Department of Pediatric Surgery, The First Affiliated Hospital of Shantou University Medical College, No. 57 Changping Road, Shantou, 515041, Guangdong, China; Shantou University Medical College, No. 22 Xinling Road, Shantou, 515041, Guangdong, China; Guangdong Key Laboratory of Medical Molecular Imaging, No. 57 Changping Road, Shantou, 515041, Guangdong, China.

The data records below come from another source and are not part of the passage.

diff --git a/algebraic-multigrid_amd/csrc/kernels.hip b/algebraic-multigrid_amd/csrc/kernels.hip
--- a/algebraic-multigrid_amd/csrc/kernels.hip
+++ b/algebraic-multigrid_amd/csrc/kernels.hip
@@ -851,6 +851,7 @@
   uH1[j] = (d == 0.0) ? xi : xi + omega * ((sum - acc) / d - xi);
 }
 typedef double pair_f64x2 __attribute__((ext_vector_type(2)));
+template <int STRIDE = 510>
 __device__ __forceinline__ void dict_prolong_pre(int tile, int n, int n_h, const double* uh_in,
                                                  pair_f64x2 (&pre)[2], double& lone) {
   bool two[2], one[2];
@@ -858,8 +859,8 @@
 #pragma unroll
   for (int r = 0; r < 2; ++r) {
     const int q = (int)threadIdx.x * 2 + r;
-    const int j = tile * 510 + q;
-    const bool on = !((q == 0 && tile != 0) || q > 510 || j > n);
+    const int j = tile * STRIDE + q;
+    const bool on = !((q == 0 && tile != 0) || q > STRIDE || j > n);
     i[r] = 2 * (int64_t)j;
     two[r] = on && i[r] + 1 < n_h;
     one[r] = on && i[r] + 1 == n_h;
@@ -871,14 +872,15 @@
     if (two[r]) pre[r] = *reinterpret_cast<const pair_f64x2*>(uh_in + i[r]);
   if (one[0] || one[1]) lone = uh_in[n_h - 1];
 }
+template <int STRIDE = 510>
 __device__ __forceinline__ void dict_prolong_tail(int tile, int n, const double* rs, int n_h,
                                                   const pair_f64x2 (&pre)[2], double lone,
                                                   double* uh_out) {
 #pragma unroll
   for (int r = 0; r < 2; ++r) {
     const int q = (int)threadIdx.x * 2 + r;
-    const int j = tile * 510 + q;
-    if ((q == 0 && tile != 0) || q > 510 || j > n) continue;
+    const int j = tile * STRIDE + q;
+    if ((q == 0 && tile != 0) || q > STRIDE || j > n) continue;
     double t0 = 0.0, t1 = 0.0;
     const double b = (j < n) ? rs[q] : 0.0;
     if (j >= 1 && j - 1 < n) t0 += 0.5 * rs[q - 1];
@@ -1215,6 +1217,392 @@
   dict_prolong_tail(tile, n, rs, n_h, pre, pre1, uh_out);
 }
 
+enum {
+  DW_D_R1_LO, DW_D_R1,
+  DW_D_U1_LO, DW_D_U1,
+  DW_D_M1_LO, DW_D_M1,
+  DW_D_R0_LO, DW_D_R0,
+  DW_D_M0_LO, DW_D_M0,
+  DW_D_A0_LO, DW_D_A0,
+  DW_U_S1_LO, DW_U_S1,
+  DW_U_M1_LO, DW_U_M1,
+  DW_U_A1_LO, DW_U_A1,
+  DW_U_S0_LO, DW_U_S0,
+  DW_U_M0_LO, DW_U_M0,
+  DW_U_A0_LO, DW_U_A0,
+  DW_CAP_D_M1, DW_CAP_D_M0, DW_CAP_D_A0, DW_CAP_U_M1, DW_CAP_U_A1, DW_CAP_U_M0, DW_CAP_U_A0,
+  DW_COUNT
+};
+constexpr int DUO_T = 510;
+constexpr int DUO_T_SMALL = 254;
+constexpr int DUO_T_SMALL_HBW = 34;
+constexpr int DUO_D_M1 = 448;
+constexpr int DUO_D_M0 = 1024;
+constexpr int DUO_D_A0 = DUO_D_M0 + 2 * PAIR_HB;
+constexpr int DUO_U_M1 = 512;
+constexpr int DUO_U_A1 = DUO_U_M1 + 2 * PAIR_HB;
+constexpr int DUO_U_M0 = 512 + 2 * PAIR_HB;
+constexpr int DUO_U_A0 = DUO_U_M0 + 2 * PAIR_HB;
+static_assert(DW_COUNT == AMG_DUO_WINDOWS_LEN, "kernels.hpp");
+__host__ __device__ inline void duo_windows(int hbw0, int hbw1, int T, int* w) {
+  const int r1 = (T / 2 + 4) & ~1;
+  w[DW_D_R1_LO] = 0;                    w[DW_D_R1] = r1;
+  w[DW_D_U1_LO] = hbw1;                 w[DW_D_U1] = r1 + 2 * hbw1;
+  w[DW_D_M1_LO] = 2 * hbw1;             w[DW_D_M1] = r1 + 4 * hbw1;
+  w[DW_D_R0_LO] = 4 * hbw1;             w[DW_D_R0] = 2 * w[DW_D_M1] + 2;
+  w[DW_D_M0_LO] = 4 * hbw1 + hbw0;      w[DW_D_M0] = w[DW_D_R0] + 2 * hbw0;
+  w[DW_D_A0_LO] = 4 * hbw1 + 2 * hbw0;  w[DW_D_A0] = w[DW_D_R0] + 4 * hbw0;
+  const int s0 = T + 2;
+  w[DW_U_S0_LO] = 0;         w[DW_U_S0] = s0;
+  w[DW_U_M0_LO] = hbw0;      w[DW_U_M0] = s0 + 2 * hbw0;
+  w[DW_U_A0_LO] = 2 * hbw0;  w[DW_U_A0] = s0 + 4 * hbw0;
+  const int s1 = (s0 / 2 + 2 * hbw0 + 4) & ~1;
+  w[DW_U_S1_LO] = hbw0 + 2;             w[DW_U_S1] = s1;
+  w[DW_U_M1_LO] = hbw0 + 2 + hbw1;      w[DW_U_M1] = s1 + 2 * hbw1;
+  w[DW_U_A1_LO] = hbw0 + 2 + 2 * hbw1;  w[DW_U_A1] = s1 + 4 * hbw1;
+  w[DW_CAP_D_M1] = DUO_D_M1; w[DW_CAP_D_M0] = DUO_D_M0; w[DW_CAP_D_A0] = DUO_D_A0;
+  w[DW_CAP_U_M1] = DUO_U_M1; w[DW_CAP_U_A1] = DUO_U_A1; w[DW_CAP_U_M0] = DUO_U_M0; w[DW_CAP_U_A0] = DUO_U_A0;
+}
+
+__host__ __device__ inline void duo_owned(int t0, int T, int* o) {
+  o[0] = t0;             o[1] = t0 + T;
+  o[2] = t0 / 2;         o[3] = (t0 + T) / 2;
+  o[4] = (t0 + 3) >> 2;  o[5] = (t0 + T + 3) >> 2;
+}
+template <int WORDS, int AP, int FP>
+struct DuoLoads {
+  double tv;
+  int32_t to;
+  uint64_t rw[WORDS];
+  pair_f64x2 a[AP > 0 ? AP : 1];
+  pair_f64x2 f[FP];
+  double fl[FP];
+  uint32_t ty[FP], tl[FP];
+  pair_u64x2 c[FP][WORDS], cl[FP];
+};
+template <int WORDS, bool TYPES, int AP, int FP>
+__device__ __forceinline__ void duo_issue(DuoLoads<WORDS, AP, FP>& g, int n, int a_lo, int AW, int m_lo,
+                                          int W, const uint64_t* __restrict__ codes,
+                                          const uint8_t* __restrict__ rtype,
+                                          const uint64_t* __restrict__ rwords,
+                                          const int32_t* __restrict__ doff,
+                                          const double* __restrict__ dval, int ntab, const double* a,
+                                          const double* __restrict__ f) {
+  const int t = threadIdx.x;
+  g.tv = t < ntab ? dval[t] : 0.0;
+  g.to = t < ntab ? doff[t] : 0;
+#pragma unroll
+  for (int k = 0; k < WORDS; ++k) g.rw[k] = TYPES ? rwords[t * WORDS + k] : 0;
+#pragma unroll
+  for (int k = 0; k < AP; ++k) {
+    const int idx = (k * 256 + t) * 2;
+    const int row = a_lo + idx;
+    g.a[k].x = g.a[k].y = 0.0;
+    if (idx < AW && row >= 0) {
+      if (row + 1 < n) g.a[k] = *reinterpret_cast<const pair_f64x2*>(a + row);
+      else if (row < n) g.a[k].x = a[row];
+    }
+  }
+  bool both[FP], lone[FP];
+#pragma unroll
+  for (int k = 0; k < FP; ++k) {
+    const int lw = (k * 256 + t) * 2, row0 = m_lo + lw;
+    const bool inside = row0 >= 0 && lw < W;
+    both[k] = inside && row0 + 1 < n;
+    lone[k] = inside && row0 + 1 == n;
+    g.f[k].x = g.f[k].y = g.fl[k] = 0.0;
+    if (f) {
+      if (both[k]) g.f[k] = *reinterpret_cast<const pair_f64x2*>(f + row0);
+      if (lone[k]) g.fl[k] = f[row0];
+    }
+  }
+#pragma unroll
+  for (int k = 0; k < FP; ++k) {
+    const int row0 = m_lo + (k * 256 + t) * 2;
+    if (TYPES) {
+      g.ty[k] = 0xFFFFu;
+      g.tl[k] = 0xFFu;
+      if (both[k]) g.ty[k] = *reinterpret_cast<const uint16_t*>(rtype + row0);
+      if (lone[k]) g.tl[k] = rtype[row0];
+    } else {
+      g.cl[k].x = g.cl[k].y = ~(uint64_t)0;
+#pragma unroll
+      for (int j = 0; j < WORDS; ++j) g.c[k][j].x = g.c[k][j].y = ~(uint64_t)0;
+      const uint64_t* cp = codes + (int64_t)row0 * WORDS;
+      if (both[k]) {
+#pragma unroll
+        for (int j = 0; j < WORDS; ++j) g.c[k][j] = reinterpret_cast<const pair_u64x2*>(cp)[j];
+      }
+      if (lone[k]) {
+        if (WORDS == 2) g.cl[k] = *reinterpret_cast<const pair_u64x2*>(cp);
+        else g.cl[k].x = cp[0];
+      }
+    }
+  }
+}
+template <int WORDS, bool TYPES, int AP, int FP>
+__device__ __forceinline__ void duo_commit(const DuoLoads<WORDS, AP, FP>& g, int n, int AW, int m_lo, int W,
+                                           uint64_t* wc, uint16_t* tw, double* aw, double* fw) {
+  const int t = threadIdx.x;
+  if (TYPES) {
+#pragma unroll
+    for (int k = 0; k < WORDS; ++k) wc[t * WORDS + k] = g.rw[k];
+  }
+#pragma unroll
+  for (int k = 0; k < AP; ++k) {
+    const int idx = (k * 256 + t) * 2;
+    if (idx < AW) *reinterpret_cast<pair_f64x2*>(aw + idx) = g.a[k];
+  }
+#pragma unroll
+  for (int k = 0; k < FP; ++k) {
+    const int lw = (k * 256 + t) * 2;
+    if (lw >= W) continue;
+    const bool both = m_lo + lw >= 0 && m_lo + lw + 1 < n;
+    if (fw) {
+      pair_f64x2 fv = g.f[k];
+      fv.x = both ? fv.x : g.fl[k];
+      *reinterpret_cast<pair_f64x2*>(fw + lw) = fv;
+    }
+    if (TYPES) {
+      uint32_t tl = g.tl[k];
+      asm volatile("" : "+v"(tl));
+      tw[lw >> 1] = (uint16_t)(both ? g.ty[k] : (tl | 0xFF00u));
+    } else {
+      pair_u64x2* wp = reinterpret_cast<pair_u64x2*>(wc + lw * WORDS);
+      wp[0] = both ? g.c[k][0] : g.cl[k];
+      if (WORDS == 2) wp[1] = g.c[k][WORDS - 1];
+    }
+  }
+}
+template <int MODE, int WORDS, int UN>
+__device__ __forceinline__ void duo_stage(int n, int m_lo, int W, int lo, int cnt, bool types,
+                                          const DictEntry* tab, const uint64_t* wc, const uint16_t* tw,
+                                          const double* fw, const double* x, int xs, double omega,
+                                          double* out, double* gout, int own_lo, int own_hi) {
+  for (int base = 0; base < cnt; base += 512) {
+    const int k = base + (int)threadIdx.x * 2;
+    const bool in = k < cnt;
+    const int lw = in ? lo + k : W;
+    const int row0 = m_lo + lw;
+    DictStream<WORDS, 2> s;
+    dict_pair_stream<WORDS>(s, lw, W, row0, n, types, wc, tw, fw);
+    if (in && mode_jac(MODE)) {
+      s.xi[0] = x[xs + lw];
+      s.xi[1] = x[xs + lw + 1];
+    }
+    if (types) dict_expand<WORDS, 2>(s, wc);
+    double res[2];
+    dict_rows<MODE, WORDS, UN, 2>(s, in ? xs + lw : 0, tab, x, omega, 0, res);
+    if (in) {
+      out[k] = s.live[0] ? res[0] : 0.0;
+      out[k + 1] = s.live[1] ? res[1] : 0.0;
+      if (gout) {
+#pragma unroll
+        for (int r = 0; r < 2; ++r)
+          if (s.live[r] && row0 + r >= own_lo && row0 + r < own_hi) gout[row0 + r] = res[r];
+      }
+    }
+  }
+}
+__device__ __forceinline__ void duo_restrict_row(int c, int n, int nH, const double* rs, int q, double d,
+                                                 double omega, double& sum_out, double& v_out) {
+  double sum = 0.0, v = 0.0;
+  if (c >= 0 && c < nH) {
+    const int64_t i = 2 * (int64_t)c;
+    if (i < n) sum += 0.5 * rs[2 * q];
+    if (i + 1 < n) sum += 1.0 * rs[2 * q + 1];
+    if (i + 2 < n) sum += 0.5 * rs[2 * q + 2];
+    const double xi = 0.0, acc = 0.0;
+    v = (d == 0.0) ? xi : xi + omega * ((sum - acc) / d - xi);
+  }
+  sum_out = sum;
+  v_out = v;
+}
+
+template <int W0, int U0, int W1, int U1>
+__global__ __launch_bounds__(256) void dict_duo_down_kernel(
+    int n0, const uint64_t* __restrict__ codes0, const uint8_t* __restrict__ rtype0,
+    const uint64_t* __restrict__ rwords0, const int32_t* __restrict__ doff0,
+    const double* __restrict__ dval0, int ntab0, int hbw0,
+    int n1, const uint64_t* __restrict__ codes1, const uint8_t* __restrict__ rtype1,
+    const uint64_t* __restrict__ rwords1, const int32_t* __restrict__ doff1,
+    const double* __restrict__ dval1, int ntab1, int hbw1,
+    const double* a0, const double* __restrict__ f0, double* u0_out, double* r0_out,
+    double* __restrict__ f1_out, const double* __restrict__ diag1, double* u1_out, double* r1_out,
+    int n2, double* __restrict__ f2_out, const double* __restrict__ diag2, double* __restrict__ v2_out,
+    double omega, int T, int xcd_map) {
+  constexpr int WC0 = DUO_D_M0 * W0, WC1 = (DUO_D_M1 > 256 ? DUO_D_M1 : 256) * W1;
+  __shared__ DictEntry tab[256];
+  __shared__ __attribute__((aligned(16))) uint64_t wc0[WC0];
+  __shared__ __attribute__((aligned(16))) uint64_t wc1[WC1];
+  __shared__ uint16_t tw0[DUO_D_M0 / 2];
+  __shared__ uint16_t tw1[DUO_D_M1 / 2];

Department of Radiology, The First Affiliated Hospital of Shantou University Medical College, No. 57 Changping Road, Shantou, 515041, Guangdong, China; Shantou University Medical College, No. 22 Xinling Road, Shantou, 515041, Guangdong, China; Guangdong Key Laboratory of Medical Molecular Imaging, No. 57 Changping Road, Shantou, 515041, Guangdong, China.
Behav Brain Res. 2020 Sep 1;393:112796. doi: 10.1016/j.bbr.2020.112796. Epub 2020 Jul 4.
Drug addiction continues to threaten the health and welfare of people worldwide, and ephedrine abuse is a serious drug problem in many areas of the world. Ephedrine toxicity is thought to induce behavioral effects primarily through actions on the central nervous system. The corticotropin-releasing factor (CRF) system plays an important role in regulating behavioral effects induced by addictive drugs, but whether CRF is related to ephedrine toxicity remains unclear. This study seeks to examine whether there is a correlation between the CRF and chronic ephedrine neurotoxicity. To this end, we established a chronic ephedrine (0.4-1.6 mg/kg/d) exposure model in rhesus macaques, assessed its effects on body weight and behavior, examined neuronal changes in the prefrontal cortex and hippocampus, and measured the CRF expression in the prefrontal cortex and hippocampus. After 8-weeks of exposure to ephedrine, the toxic effects of ephedrine included significant weight loss and induction of behavioral changes in rhesus macaques. In particular, in the modeling group, the abnormal behavioral changes mainly manifested as irritability and behavioral sensitization. Meanwhile, the histological abnormalities included neuronal morphological changes, pyknosis and irregular shapes of neurons in the prefrontal cortex and hippocampus. In addition, the expression levels of CRF mRNA and protein were increased in the prefrontal cortex and hippocampus of ephedrine-treated animals. In summary, the finding of this study indicated that ephedrine neurotoxicity can cause neuronal damage in cerebral cortex, which in turn can result in certain neurobehavioral abnormalities, and that CRF expression in prefrontal cortex and hippocampus is elevated in response to ephedrine exposure. These observations suggested that long-term exposure to ephedrine might be causing neurotoxicity and leading to neurobehavioral disorders accompanied by up-regulation of CRF in prefrontal cortex and hippocampus.
药物成瘾继续威胁着全世界人民的健康和福祉,而麻黄碱滥用是世界许多地区的一个严重毒品问题。人们认为,麻黄碱毒性主要通过对中枢神经系统的作用来诱导行为效应。促肾上腺皮质激素释放因子 (CRF) 系统在调节成瘾药物诱导的行为效应方面起着重要作用,但 CRF 是否与麻黄碱毒性有关尚不清楚。本研究旨在探讨 CRF 是否与慢性麻黄碱神经毒性有关。为此,我们建立了恒河猴慢性麻黄碱(0.4-1.6mg/kg/d)暴露模型,评估其对体重和行为的影响,观察前额叶皮质和海马神经元变化,并测量前额叶皮质和海马的 CRF 表达。在暴露于麻黄碱 8 周后,麻黄碱的毒性作用包括明显的体重减轻和诱导恒河猴行为改变。特别是在模型组中,异常行为改变主要表现为易怒和行为敏感化。同时,组织学异常包括前额叶皮质和海马神经元形态改变、固缩和神经元形状不规则。此外,CRF mRNA 和蛋白的表达水平在麻黄碱处理动物的前额叶皮质和海马中增加。总之,这项研究的发现表明,麻黄碱神经毒性可导致大脑皮层神经元损伤,进而导致某些神经行为异常,而前额叶皮质和海马中 CRF 的表达在暴露于麻黄碱后升高。这些观察结果表明,长期暴露于麻黄碱可能导致神经毒性,并导致伴有前额叶皮质和海马中 CRF 上调的神经行为障碍。